He's going to have an auction. They actually bring more than what you can get on Ebay.


----------



## JGalt (Jan 18, 2021)

Anomalism said:


> JGalt said:
> 
> 
> > I'm not poor. I have lots of stuff. Stuff you've never seen before, stuff you've never even heard of, and stuff you'll never see. My house, garage, and shed are museums.
> ...



Every day, as much as I can find time to. Sometimes I just admire all my wonderful stuff. Sometimes I even fill the bathtub with some of it and wallow around in it.


----------



## progressive hunter (Jan 18, 2021)

Blues Man said:


> Why are people so consumed with their stuff?
> 
> Is it just that we have been conditioned by our consumption based society?
> 
> ...


BEHOLD,, MY STUFF!!!

I guess you could say I have a lot of stuff since it took 3000 sq ft to house it and none of its in my house,,

but all my stuff makes money,, I only buy tools that do more than pay for themselves,,

now my wife on the otherhand doesnt understand that concept and I have to constantly keep on her to not bring more stuff into the house,,


----------



## progressive hunter (Jan 18, 2021)

Anomalism said:


> People think their stuff is some measure of their worth.

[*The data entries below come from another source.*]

__device__ __forceinline__ float bias_curve(float v) {
    const float x = v + 0.0037930732552754493f;
    float z = __uint_as_float(0x548c39cbu - __float_as_uint(x) / 3u);
    z *= 1.5015480449f - 0.534850249f * x * z * z * z;
    z *= 1.333333985f - 0.33333333f * x * z * z * z;
    return 1.0f / z - 0.155954f;
}

__device__ __forceinline__ uint32_t to_u16(float x) {
    const int y = (int)(x * 65535.f + 0.5f);
    return (uint32_t)(y < 0 ? 0 : y > 65535 ? 65535 : y);
}

constexpr int kXybFastRcp = 0, kXybIeeeDiv = 1, kXybGather = 2;
constexpr int kXybFastRcpRegs = 3, kXybIeeeDivRegs = 4;
constexpr int xyb_arith(int xm) { return xm == kXybFastRcpRegs ? kXybFastRcp : xm == kXybIeeeDivRegs ? kXybIeeeDiv : xm; }
constexpr int xyb_gmask(int xm) { return xm == kXybFastRcpRegs || xm == kXybIeeeDivRegs ? 0 : HYDK_K1_GATHER; }

__device__ __forceinline__ uint32_t input_lut16_eval(uint32_t i, int linear_light) {
    const float f = (float)i * kUnit16;
    return (uint32_t)(int)((linear_light ? f : linearize(f)) * 65535.f + 0.5f);
}
constexpr uint32_t kDarkMax = 2650;
constexpr int kCurveBoth = 0, kCurveNone = 1, kCurveCubic = 2;
template <int CURVE>
__device__ __forceinline__ uint32_t input_lut16_eval_as(uint32_t i) {
    const float f = (float)i * kUnit16;
    const float y = CURVE == kCurveNone ? f : CURVE == kCurveCubic
        ? 0.003094300919832f + f * (-0.009982599f + f * (0.72007737769f + 0.2852804880f * f)) : linearize(f);
    return (uint32_t)(int)(y * 65535.f + 0.5f);
}
__device__ __forceinline__ uint32_t div3(uint32_t u) { return __umulhi(u, 0x55555556u); }
template <int XMODE>
__device__ __forceinline__ float bias_lut_eval(uint32_t i) {
    if (xyb_arith(XMODE) == kXybIeeeDiv)
        return bias_curve((float)i * kUnit16);
    const float x = (float)i * kUnit16 + 0.0037930732552754493f;
    float z = __uint_as_float(0x548c39cbu - div3(__float_as_uint(x)));
    z *= 1.5015480449f - 0.534850249f * x * z * z * z;
    z *= 1.333333985f - 0.33333333f * x * z * z * z;
    const float r0 = __builtin_amdgcn_rcpf(z);
    const float r1 = __builtin_fmaf(r0, __builtin_fmaf(-z, r0, 1.0f), r0);
    return r1 - 0.155954f;
}

#define HYDK_GLOBAL(T, p) ((__attribute__((address_space(1))) T *)(p))
template <int CURVE, int N>
__device__ __forceinline__ void input_lut16_eval_n(const uint32_t (&i)[N], uint32_t (&o)[N]) {
    float f[N], y[N];
#pragma unroll
    for (int k = 0; k < N; k++)
        f[k] = (float)i[k] * kUnit16;
    if (CURVE == kCurveNone) {
#pragma unroll
        for (int k = 0; k < N; k++)
            y[k] = f[k];
    } else {
#pragma unroll
        for (int k = 0; k < N; k++)
            y[k] = 0.2852804880f * f[k];
#pragma unroll
        for (int k = 0; k < N; k++)
            y[k] = 0.72007737769f + y[k];
#pragma unroll
        for (int k = 0; k < N; k++)
            y[k] = f[k] * y[k];
#pragma unroll
        for (int k = 0; k < N; k++)
            y[k] = -0.009982599f + y[k];
#pragma unroll
        for (int k = 0; k < N; k++)
            y[k] = f[k] * y[k];
#pragma unroll
        for (int k = 0; k < N; k++)
            y[k] = 0.003094300919832f + y[k];
        if (CURVE == kCurveBoth) {
#pragma unroll
            for (int k = 0; k < N; k++)
                y[k] = f[k] <= 0.0404482362771082f ? 0.07739938080495357f * f[k] : y[k];
        }
    }
#pragma unroll
    for (int k = 0; k < N; k++)
        y[k] = y[k] * 65535.f;
#pragma unroll
    for (int k = 0; k < N; k++)
        y[k] = y[k] + 0.5f;
#pragma unroll
    for (int k = 0; k < N; k++)
        o[k] = (uint32_t)(int)y[k];
}

template <int XMODE, int N>
__device__ __forceinline__ void bias_lut_eval_n(const uint32_t (&i)[N], float (&o)[N]) {
    if (xyb_arith(XMODE) == kXybIeeeDiv) {
#pragma unroll
        for (int k = 0; k < N; k++)
            o[k] = bias_curve((float)i[k] * kUnit16);
        return;
    }
    float x[N], z[N], t[N];
#pragma unroll
    for (int k = 0; k < N; k++)
        x[k] = (float)i[k] * kUnit16;
#pragma unroll
    for (int k = 0; k < N; k++)
        x[k] = x[k] + 0.0037930732552754493f;
#pragma unroll
    for (int k = 0; k < N; k++)
        z[k] = __uint_as_float(0x548c39cbu - div3(__float_as_uint(x[k])));
#pragma unroll
    for (int k = 0; k < N; k++)
        t[k] = 0.534850249f * x[k];
#pragma unroll
    for (int r = 0; r < 3; r++)
#pragma unroll
        for (int k = 0; k < N; k++)
            t[k] = t[k] * z[k];
#pragma unroll
    for (int k = 0; k < N; k++)
        t[k] = 1.5015480449f - t[k];
#pragma unroll
    for (int k = 0; k < N; k++)
        z[k] = z[k] * t[k];
#pragma unroll
    for (int k = 0; k < N; k++)
        t[k] = 0.33333333f * x[k];
#pragma unroll
    for (int r = 0; r < 3; r++)
#pragma unroll
        for (int k = 0; k < N; k++)
            t[k] = t[k] * z[k];
#pragma unroll
    for (int k = 0; k < N; k++)
        t[k] = 1.333333985f - t[k];
#pragma unroll
    for (int k = 0; k < N; k++)
        z[k] = z[k] * t[k];
#pragma unroll
    for (int k = 0; k < N; k++)
        t[k] = __builtin_amdgcn_rcpf(z[k]);
#pragma unroll
    for (int k = 0; k < N; k++)
        x[k] = __builtin_fmaf(-z[k], t[k], 1.0f);
#pragma unroll
    for (int k = 0; k < N; k++)
        t[k] = __builtin_fmaf(t[k], x[k], t[k]);
#pragma unroll
    for (int k = 0; k < N; k++)
        o[k] = t[k] - 0.155954f;
}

thats exactly how worth/wealth works,,,


----------



## Anomalism (Jan 18, 2021)

progressive hunter said:


> thats exactly how worth works,,,



Material worth maybe.


----------



## JGalt (Jan 18, 2021)

progressive hunter said:


> Blues Man said:
> 
> 
> > Why are people so consumed with their stuff?
> ...



Now here's someone who gets it.


----------



## JGalt (Jan 18, 2021)

Like was once said, "For the want of a nail, the shoe was lost."


----------



## progressive hunter (Jan 18, 2021)

Anomalism said:


> progressive hunter said:
> 
> 
> > thats exactly how worth works,,,
> ...


thats how the majority of wealth is determined,,


----------



## Blues Man (Jan 18, 2021)

progressive hunter said:


> Anomalism said:
> 
> 
> > People think their stuff is some measure of their worth.
> ...


It depends on what the stuff is.

All those drawers and closets full of crap aren't worth much but a single portfolio of stocks, bonds and real estate deeds can be worth more than all the stuff in your home


----------



## Blues Man (Jan 18, 2021)

progressive hunter said:


> Anomalism said:
> 
> 
> > progressive hunter said:
> ...



I have never met anyone who got wealthy selling the junk in his garage.

And wealth is a measure of your net worth as it is measured today.

It doesn't matter how much stuff you have.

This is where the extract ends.